Curator and Reporter: Dr. Premalata Pati, Ph.D., Postdoc

This image has an empty alt attribute; its file name is morethanthes.jpg
Seeing “through” the cancer with the power of data analysis — possible with the help of artificial intelligence. Credit: MPI f. Molecular Genetics/ Ella Maru Studio
Image Source: https://medicalxpress.com/news/2021-04-sum-mutations-cancer-genes-machine.html

Cancer has been characterized as a heterogeneous disease consisting of many different subtypes. The early diagnosis and prognosis of a cancer type have become a necessity in cancer research, as it can facilitate the subsequent clinical management of patients. The importance of classifying cancer patients into high or low-risk groups has led many research teams, from the biomedical and the bioinformatics field, to study the application of machine learning (ML) and Artificial Intelligence (AI) methods. Therefore, these techniques have been utilized as an aim to model the progression and treatment of cancerous conditions by predicting new algorithms.

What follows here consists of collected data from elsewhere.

@@ -719,6 +751,18 @@
                 return rc_radius;
             }
         }
+        if (tree)
+        {
+            b.layer_tables = nullptr;
+        }
+        if (b.layer_tables != nullptr)
+        {
+            int const rc_tables = grt_launch_layer_tables(stream, &b);
+            if (rc_tables != 0)
+            {
+                return rc_tables;
+            }
+        }
         int slot = a->profile_tag ? grt_profile_begin(stream, a->profile_tag) : -1;
         int const ncell = (tree && a->tile > kDirectTile) ? 0 : a->tile;
         size_t lds = mp_lds_bytes(nacc, ncell, 0, a->lay.num_slots, tree, tree && ncell == 0 ? a->tile : 0);
@@ -736,7 +780,8 @@
         else if (wide) first_pass = gas_optics_mp_kernel<true, true, kMomWide>;
         else if (tree) first_pass = gas_optics_mp_kernel_w5<true, true, kMom>;
         else if (a->probe != NULL) first_pass = a->narrow ? gas_optics_mp_probe_kernel<true> : gas_optics_mp_probe_kernel<false>;
-        else if (a->lean) first_pass = a->narrow ? gas_optics_lean_kernel<true> : gas_optics_lean_kernel<false>;
+        else if (a->lean && b.layer_tables != nullptr) first_pass = a->narrow ? gas_optics_lean_kernel<true, true> : gas_optics_lean_kernel<false, true>;
+        else if (a->lean) first_pass = a->narrow ? gas_optics_lean_kernel<true, false> : gas_optics_lean_kernel<false, false>;
         else first_pass = a->narrow ? gas_optics_mp_kernel_w5<true, false, kMom, true> : gas_optics_mp_kernel_w5<true, false, kMom>;
         for (int phase = 0; phase < nphase; ++phase)
         {
diff --git a/grtcode_amd/csrc/hip/mp_lean_block.inc b/grtcode_amd/csrc/hip/mp_lean_block.inc
--- a/grtcode_amd/csrc/hip/mp_lean_block.inc
+++ b/grtcode_amd/csrc/hip/mp_lean_block.inc
@@ -18,35 +18,27 @@
                                && a.lines.lean_a != nullptr);
         if (lean_ok)
         {
-            for (int i = tid; i < a.lay.num_slots; i += kBlock)
-            {
-                lt->ps[i] = (float)ms_l[4*i];
-                lt->p_ps[i] = (float)ms_l[4*i + 1];
-                lt->dop[i] = (float)(((double)0.83255461115f/(double)kSqrln2)*ms_l[4*i + 3]);
-            }
-            for (int i = tid; i < a.lay.num_slots*GRT_MAX_ISO; i += kBlock)
-            {
-                double const v = q_l[i]*ms_l[(i/GRT_MAX_ISO)*4 + 2];
-                int e = 0;
-                double const m = frexp(v, &e);
-                bool const ok = v > 0. && v < 1e300;
-                lt->qn_m[i] = ok ? (float)(2.*m) : 0.f;
-                lt->qn_e[i] = ok ? (float)(e - 1 - GRT_LEAN_S0_SHIFT) : 0.f;
-            }
-            for (int i = tid; i < kPowTable; i += kBlock)
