@@ -594,6 +634,50 @@
             cache[key] = ok and list(b3) == list(b4)
         return cache[key]
 
+    def _pair_ok(self, ver, dims, cb=0, mask_img=None):
+        return ver in (3, 4) and not cb and mask_img is None and (ver != 4 or self._same_boxes(dims))
+
+    def _known_variant(self, ly, tune_ly, key):
+        self._plan(key[0], key[1], key[2], key[3], key[4])
+        ver = self._settled_variant(key)
+        if ver is None:
+            return None
+        cfg = (C.c_int * 8)()
+        cfg[6] = ver
+        return int(self._f23_cfg(ly, cfg)[6])
+
+    def _need_reader(self, reader, flags, dims, ca):
+        if (reader is None or flags is None or not self.uniform_need or self.tape is not None or not self.fuse_stats
+                or self.force_direct):
+            return False
+        kind, ly, arg = reader
+        if kind == "skip":
+            cb = ly.cin - ca
+            lo = tuple(v // 2 for v in dims)
+            if not (arg is flags and self._mfma_ok(ly, ca, cb) and self.use_upfold and all(v % 2 == 0 for v in dims)
+                    and lo[0] * lo[1] * lo[2] >= self.upfold_min):
+                return False
+            return self._pair_ok(self._known_variant(ly, self._skip_layer(ly, ca), (ca, ly.cout, tuple(dims), False, True)),
+                                 dims)
+        if not (ly.cin == ca and self._mfma_ok(ly, ca, 0)):
+            return False
+        ver = self._known_variant(ly, ly, (ly.cin, ly.cout, tuple(dims), False, False))
+        if kind == "conv":
+            return arg is flags and self._pair_ok(ver, dims)
+        return (arg is not None and self.mask_skip and ver in (3, 4) and (ver == 3 or self._same_boxes(dims))
+                and self._variant(ver).masked is not None)
+
+    def _complete(self, t, dims):
+        tag = getattr(t, "_bfm_need", None)
+        if tag is None:
+            return
+        if tag[1] is not None:
+            raise L.BfmError("a tensor stored by need for the masked convolution cannot be completed")
+        L.check(self.lib.bfm_uniform_fill(L.ptr(t), dims[0], dims[1], dims[2], t.shape[-1], self.passes, L.ptr(tag[0]),
+                                          L.stream_ptr()), "uniform_fill")
+        t._bfm_need = None
+        self.need_completed += 1
+
     def _f23_cfg(self, ly, cfg):
         if cfg[6] == 4 and ((self.tape is not None and not TRAIN_F43) or self._needs_f23(ly)):
             cfg = (C.c_int * 8)(*list(cfg))
@@ -631,7 +715,7 @@
         flops, nbytes, tag, cin, cout, dims, cfg = record()
         self.prof.append((ev[0], ev[1], flops, nbytes, reps, (tag, cin, cout, tuple(dims), tuple(cfg))))
 
-    def single_conv(self, ly, A, dims, B=None, lo_dims=None, mask_img=None, uni_flags=None, pool=False):
+    def single_conv(self, ly, A, dims, B=None, lo_dims=None, mask_img=None, uni_flags=None, pool=False, reader=None):
         D, H, W = dims
         ca = A.shape[-1]
         cb = 0 if B is None else B.shape[-1]
@@ -645,7 +729,8 @@
         mfma = self._mfma_ok(ly, ca, cb)
         if (mfma and B is not None and self.use_upfold and tuple(dims) == tuple(2 * v for v in lo_dims)
                 and lo_dims[0] * lo_dims[1] * lo_dims[2] >= self.upfold_min):
-            return self._single_conv_upfold(ly, A, dims, B, lo_dims, upp, scale, shift, bound, uni_flags=uni_flags)
+            return self._single_conv_upfold(ly, A, dims, B, lo_dims, upp, scale, shift, bound, uni_flags=uni_flags,
+                                            reader=reader)
         cfg = None
         wsc = 0
         if mfma:
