# jviquerat/beacon

Measured on AMD Instinct MI355X. Metric: aggregate env steps/sec, rayleigh-v0 batch=512/GPU 128x64, higher is better.
Workload: dtype f32

## Files before the change

beacon_amd/csrc/jit/ns2d_jit.hip:

```cpp
#if BCN_JIT_ROWS == 1 && BCN_JIT_KIND != 0
#error "ns2d_fast_impl.h (one row per lane, ny <= 64) implements the rayleigh boundary conditions only: mixing needs BCN_JIT_ROWS=2"
#endif
#if BCN_JIT_ROWS == 1
#include "../ns2d_fast_impl.h"
#elif BCN_JIT_ROWS == 2
#include "../ns2d_fast2_impl.h"
#else
#include "../ns2d_fast4_impl.h"
#endif

#ifndef BCN_JIT_GF
#define BCN_JIT_GF 0
#endif

extern "C" {

__attribute__((visibility("default"))) int bcn_jit_launch(const void* args, int batch, void* stream) {
#ifdef BCN_JIT_BREAK
#ifndef BCN_JIT_BREAK_EPS
#define BCN_JIT_BREAK_EPS 3e-4
#endif
  NS2DArgs<BCN_JIT_REAL> a = *static_cast<const NS2DArgs<BCN_JIT_REAL>*>(args);
#if BCN_JIT_BREAK == 2
  a.dt *= BCN_JIT_REAL(1.0 + BCN_JIT_BREAK_EPS);
#else
  a.dt *= BCN_JIT_REAL(1.5);
#endif
#else
  const NS2DArgs<BCN_JIT_REAL>& a = *static_cast<const NS2DArgs<BCN_JIT_REAL>*>(args);
#endif
  if (a.nx != BCN_JIT_NX || a.ny != BCN_JIT_NY || a.kind != BCN_JIT_KIND) {
    bcn_set_error("kernel plugin built for %dx%d kind %d, handle is %dx%d kind %d", BCN_JIT_NX, BCN_JIT_NY, BCN_JIT_KIND,
                  a.nx, a.ny, a.kind);
    return BCN_ERR_ARG;
  }
#if BCN_JIT_ROWS == 1
  return launch_fast<BCN_JIT_REAL, BCN_JIT_NX, BCN_JIT_NY, BCN_JIT_R, BCN_JIT_KIND, BCN_JIT_GF>(a, batch, static_cast<hipStream_t>(stream));
#elif BCN_JIT_ROWS == 2
  return launch_fast2<BCN_JIT_REAL, BCN_JIT_NX, BCN_JIT_NY, BCN_JIT_R, BCN_JIT_KIND, BCN_JIT_GF>(a, batch, static_cast<hipStream_t>(stream));
#else
  return launch_fast4<BCN_JIT_REAL, BCN_JIT_NX, BCN_JIT_NY, BCN_JIT_R, BCN_JIT_RPL, BCN_JIT_KIND>(a, batch, static_cast<hipStream_t>(stream));
#endif
}

__attribute__((visibility("default"))) size_t bcn_jit_scratch_elems(void) {
#if BCN_JIT_ROWS == 1
  return FastGeom<BCN_JIT_NX, BCN_JIT_NY, BCN_JIT_R, BCN_JIT_GF>::scratch_elems();
#elif BCN_JIT_ROWS == 2
  return Fast2Geom<BCN_JIT_NX, BCN_JIT_NY, BCN_JIT_R, BCN_JIT_GF>::scratch_elems();
#else
  return 0;
#endif
}

__attribute__((visibility("default"))) size_t bcn_jit_lds_bytes(void) {
#if BCN_JIT_ROWS == 1
  return FastGeom<BCN_JIT_NX, BCN_JIT_NY, BCN_JIT_R, BCN_JIT_GF>::lds_bytes<BCN_JIT_REAL>();
#elif BCN_JIT_ROWS == 2
  return Fast2Geom<BCN_JIT_NX, BCN_JIT_NY, BCN_JIT_R, BCN_JIT_GF>::lds_elems() * sizeof(BCN_JIT_REAL);
#else
  return (size_t)Fast4Geom<BCN_JIT_NX, BCN_JIT_NY, BCN_JIT_R, BCN_JIT_RPL>::lds_elems(sizeof(BCN_JIT_REAL)) * sizeof(BCN_JIT_REAL);
#endif
}

}
```

beacon_amd/csrc/ns2d_fast_impl.h:

```cpp
#pragma once
#include <stdlib.h>

#include <type_traits>

#include "bcn_dpp.h"
#include "ns2d.h"
#include "ns2d_device.h"
#include "ns2d_sched.h"


#ifndef BCN_R128
#define BCN_R128 16
#endif
#ifndef BCN_R50
#define BCN_R50 5
#endif
#ifndef BCN_GFD
#define BCN_GFD 2
#endif
#ifndef BCN_PDG
#define BCN_PDG 8
#endif
static_assert(BCN_PDG == 4 || BCN_PDG == 8 || BCN_PDG == 10 || BCN_PDG == 12 || BCN_PDG == 16 || BCN_PDG == 20,
              "BCN_PDG: only the prefetch depths that were measured AND verified against the oracle (4, 8, 10, 12, 16, 20)");
#ifndef BCN_PDF
#define BCN_PDF 8
#endif
#ifndef BCN_R128D
#define BCN_R128D 16
#endif
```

In the majority of human cancers, heritable loss of gene function through cell division may be mediated as often by epigenetic as by genetic abnormalities. Epigenetic modification occurs through a process of interrelated changes in CpG island methylation and histone modifications. Candidate gene approaches of cell cycle, growth regulatory and apoptotic genes have shown epigenetic modification associated with loss of cognate proteins in sporadic pituitary tumors.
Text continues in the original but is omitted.